The sometime prop, sometime hooker, sometime bit-part player, sometime superhero, was the unlikeliest of conquerors as Leeds completed the unlikeliest of survivals with the unlikeliest of victories over the unfriendliest of Bath sides.

It would be unfair to say that this mediocre afternoon's fare summed up Leeds' four-wins-in-the-last-four-games drive to maintaining Premiership status - there has been too much opportunistic brilliance in seven weeks that also brought them the Powergen Cup and entry into next season' Heineken Cup to dare suggest that. But the fight they showed in repelling the imposing but single-celled West Countrymen did highlight the perspiration-beats-inspiration philosophy that fairly drips through Phil Davies' squad.

"We've achieved so many things this season and the one thing we've always focused on is working hard for each other," said Holt, who knows more than every other Tyke just what can be gained when forehead is pressed to grindstone.

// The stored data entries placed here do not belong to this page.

+template <int R0>
+__device__ __forceinline__ void mfma_acc(const half8_t& af, const half8_t& bf) {
+  asm volatile("s_nop 1\n\tv_mfma_f32_32x32x16_f16 a[%2:%3], %0, %1, a[%2:%3]" ::"v"(af), "v"(bf), "n"(R0), "n"(R0 + 15));
+}
+template <int R>
+__device__ __forceinline__ void agpr_write(float v) { asm volatile("v_accvgpr_write_b32 a[%1], %0" ::"v"(v), "n"(R)); }
+template <int R>
+__device__ __forceinline__ float agpr_read() { float v; asm volatile("v_accvgpr_read_b32 %0, a[%1]" : "=v"(v) : "n"(R)); return v; }
+template <int R0, int N>
+__device__ __forceinline__ void agpr_fill(float v) {
+  if constexpr (N > 0) { agpr_write<R0>(v); agpr_fill<R0 + 1, N - 1>(v); }
+}
+template <int R0>
+__device__ __forceinline__ half4_t agpr_half4(float mul) {
+  return (half4_t){(half_t)(agpr_read<R0>() * mul), (half_t)(agpr_read<R0 + 1>() * mul), (half_t)(agpr_read<R0 + 2>() * mul),
+                   (half_t)(agpr_read<R0 + 3>() * mul)};
+}
+template <int R0>
+__device__ __forceinline__ void store_row40(half_t* row, int hh, float mul, bool ok) {
+  const half4_t o0 = agpr_half4<R0 + 0>(mul), o1 = agpr_half4<R0 + 4>(mul), o2 = agpr_half4<R0 + 8>(mul),
+                o3 = agpr_half4<R0 + 12>(mul), o4 = agpr_half4<R0 + 16>(mul);
+  if (ok) {
+    *reinterpret_cast<half4_t*>(row + 0 + hh * 4) = o0;
+    *reinterpret_cast<half4_t*>(row + 8 + hh * 4) = o1;
+    *reinterpret_cast<half4_t*>(row + 16 + hh * 4) = o2;
+    *reinterpret_cast<half4_t*>(row + 24 + hh * 4) = o3;
+    *reinterpret_cast<half4_t*>(row + 32 + hh * 4) = o4;
+  }
+}
+
+__device__ __forceinline__ void dma16(const void* gptr, unsigned lds_addr) {
+  asm volatile("s_mov_b32 m0, %1\n\ts_nop 0\n\tglobal_load_lds_dwordx4 %0, off" ::"v"(gptr), "s"(__builtin_amdgcn_readfirstlane(lds_addr)) : "memory");
+}
+__device__ __forceinline__ void dma4(const void* gptr, unsigned lds_addr) {
+  asm volatile("s_mov_b32 m0, %1\n\ts_nop 0\n\tglobal_load_lds_dword %0, off" ::"v"(gptr), "s"(__builtin_amdgcn_readfirstlane(lds_addr)) : "memory");
+}
+
+__device__ __forceinline__ half8_t read_tr(const unsigned char* tr_lane, int row0, int cb) {
+  const unsigned char* p = tr_lane + row0 * ROWB + cb * 64;
+  const short4_t lo = __builtin_amdgcn_ds_read_tr16_b64_v4i16((lds_s4_ptr)(uintptr_t)(unsigned)(uintptr_t)p);
+  const short4_t hi = __builtin_amdgcn_ds_read_tr16_b64_v4i16((lds_s4_ptr)(uintptr_t)(unsigned)(uintptr_t)(p + 8 * ROWB));
+  const short8_t both = __builtin_shufflevector(lo, hi, 0, 1, 2, 3, 4, 5, 6, 7);
+  return __builtin_bit_cast(half8_t, both);
+}
+
+__device__ __forceinline__ half8_t load_frag(const half_t* row, int dd, bool ok) {
+  if (ok && dd < D) return *reinterpret_cast<const half8_t*>(row + dd);
+  return (half8_t){0, 0, 0, 0, 0, 0, 0, 0};
+}
+
+using I0 = std::integral_constant<int, 0>;
+using I1 = std::integral_constant<int, 1>;
+
+__global__ __launch_bounds__(256, 1) void attn_bwd_w4_dq_kernel(const AttnBwdArgs a) {
+  __shared__ __attribute__((aligned(1024))) unsigned char smem[DQ_LDS_B];
+  const int tid = threadIdx.x, lane = tid & 63;
+  const int wid = __builtin_amdgcn_readfirstlane(tid >> 6);
+  const int qi = lane & 31, hh = lane >> 5;
+  const int b = blockIdx.z, h = blockIdx.y;
+  const int q0 = blockIdx.x * 256 + wid * 64;
+  const half_t* Qb = a.q + (long)b * a.q_bs + (long)h * D;
+  const half_t* Kb = a.k + (long)b * a.k_bs + (long)h * D;
+  const half_t* Vb = a.v + (long)b * a.v_bs + (long)h * D;
+  const half_t* Ob = a.o + (long)b * a.o_bs + (long)h * D;
+  const half_t* GOb = a.go + (long)b * a.go_bs + (long)h * D;
+  const int n_tiles = (a.Sk + 63) >> 6;
+  const unsigned lds0 = (unsigned)(uintptr_t)smem;
+
+  for (int i = tid; i < DQ_LDS_B / 16; i += 256) reinterpret_cast<uint4*>(smem)[i] = make_uint4(0, 0, 0, 0);
+  __syncthreads();
+
+  asm volatile("" ::: LGD_BW4_AGPR_0_63);
+  {
+    float z;
+    asm volatile("v_mov_b32 %0, 0" : "=v"(z));
+    agpr_fill<0, 64>(z);
+    asm volatile("s_nop 15");
+  }
+
+  half8_t qf[2][3], gf[2][3];
+  float ndelta[2], nlse[2];
+#pragma unroll
+  for (int qb = 0; qb < 2; ++qb) {
+    const int qrow = q0 + qb * 32 + qi;
+    const bool q_ok = qrow < a.Sq;
+    float dl = 0.f;
+#pragma unroll
+    for (int ks = 0; ks < 3; ++ks) {
+      const int dd = ks * 16 + hh * 8;
+      qf[qb][ks] = load_frag(Qb + (long)qrow * a.ldq, dd, q_ok);
+      gf[qb][ks] = load_frag(GOb + (long)qrow * a.ldgo, dd, q_ok);
+      const half8_t of = load_frag(Ob + (long)qrow * a.ldo, dd, q_ok);
+#pragma unroll
+      for (int e = 0; e < 8; ++e) dl += (float)gf[qb][ks][e] * (float)of[e];
+    }
+    dl += __shfl_xor(dl, 32, 64);
+    const long stat_idx = ((long)b * a.H + h) * a.Sq + qrow;
+    if (q_ok && hh == 0) a.delta[stat_idx] = dl;
+    ndelta[qb] = -dl;
+    nlse[qb] = q_ok ? -a.lse[stat_idx] : 0.f;
+  }
+
+  const char* src[4];
+  long inc[4];
+  unsigned dst[4], smul[4];
+  int rr[2];
+  bool dat[2];
+#pragma unroll
+  for (int n = 0; n < 4; ++n) {
+    const bool isk = n >= 2;
+    const int j = wid + 4 * (n & 1);
+    const int x = j * 64 + lane;
+    const int r = x / SEGS, sg = x - r * SEGS;
+    const bool pad = j == 7;
+    rr[n & 1] = r;
+    dat[n & 1] = sg < 5 && !pad;
+    const long ld = isk ? a.ldk : a.ldv;
+    src[n] = reinterpret_cast<const char*>((isk ? Kb : Vb) + (long)r * ld + sg * 8);
+    inc[n] = 128 * ld;
+    dst[n] = lds0 + (pad ? DQ_DUMMY_B : (isk ? 0 : TILE_B) + j * 1024);
+    smul[n] = pad ? 0u : (unsigned)DQ_STAGE_B;
+  }
+  auto issue = [&](int t, unsigned stage) {
+#pragma unroll
+    for (int n = 0; n < 4; ++n) {
+      const bool ok = dat[n & 1] && t * 64 + rr[n & 1] < a.Sk;
+      dma16(ok ? src[n] : reinterpret_cast<const char*>(g_bw4_zeros), dst[n] + stage * smul[n]);
+      src[n] += inc[n];
+    }
+  };
+
+  const unsigned char* k_lane = smem + qi * ROWB + hh * 16;
+  const int j16 = lane & 15;
+  const unsigned char* tr_lane = smem + (4 * hh + (j16 >> 2)) * ROWB + (16 * ((lane >> 4) & 1) + 4 * (j16 & 3)) * 2;
+  const float sl2 = a.scale_log2;
+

The 33-year-old veteran of the bent-back brigade was at Leeds in the formative years, but from today has left the professional ranks to take up a player-coaching role in the Wirral with Caldy RFC.

"I've had plenty of highlights with this club but this one just tops it all," said Holt, with something resembling tears in bloodshot eyes as he reflected on a farewell game that was positively dreamlike. "We knew we couldn't control the other results - there was nothing we could do about them so we had to get a result.

"We didn't know what was going on anywhere else. We just knew we needed points and when the last line-out came we knew it was the last play."

That eventuality seemed an impossibility as Olly Barkley stood over a penalty 15 yards out, straight in front of the posts, with around 90 seconds left on Steve Lander's stopwatch. At the time Bath were 6-3 to the good, although that miserable advantage in itself was a blatant scandal after they had dominated from whistle to whistle.

Barkley, somehow, pulled it - the equivalent of Tiger Woods missing a one-foot putt without so much as touching the hole - Leeds scrambled the ball northwards and after Alan Dickens had turned on the flash stuff, Holt, the substitute prop, was on hand to cap his career.

As Ross applied the extras, to add salt to freshly carved wounds, Bath looked at each other in disbelief. With Sale's leapfrog into third place, the thoroughly unpalatable thought of having to face Wasps next Saturday in the Zurich Premiership semi-final had been spared them, but so too, they first believed, had automatic Heineken Cup qualification.

Fortunately, the mathematicians soon allowed everyone to realise that fourth place would be passport enough for Europe, and they would not have to take the tortuous wildcard route. It was one of those afternoons: something for everyone. But for Leeds, and Holt in particular, so much more.

Bath: Penalty Barkley; Drop goal Malone. Leeds: Try Holt; Conversion Ross; Penalty Ross.

Bath: M Perry; A Williams, T Cheeseman, O Barkley, F Welsh; C Malone, M Wood (N Walshe, 61); D Barnes, J Humphreys (L Mears, 30), D Bell, J Hudson, D Grewcock, G Lewis, J Scaysbrook, G Delve.

Leeds: D Albanese; A Snyman, P Christophers, C Bell, T Biggs; G Ross, A Dickens; M Shelley, M Regan (R Rawlinson, 56), G Kerr (M Holt, 46); S Hooper (capt), S Morgan; C Rigney (J Dunbar, 65), R Parks (D Hyde, 46), A Popham.

Referee: S Lander (Cheshire).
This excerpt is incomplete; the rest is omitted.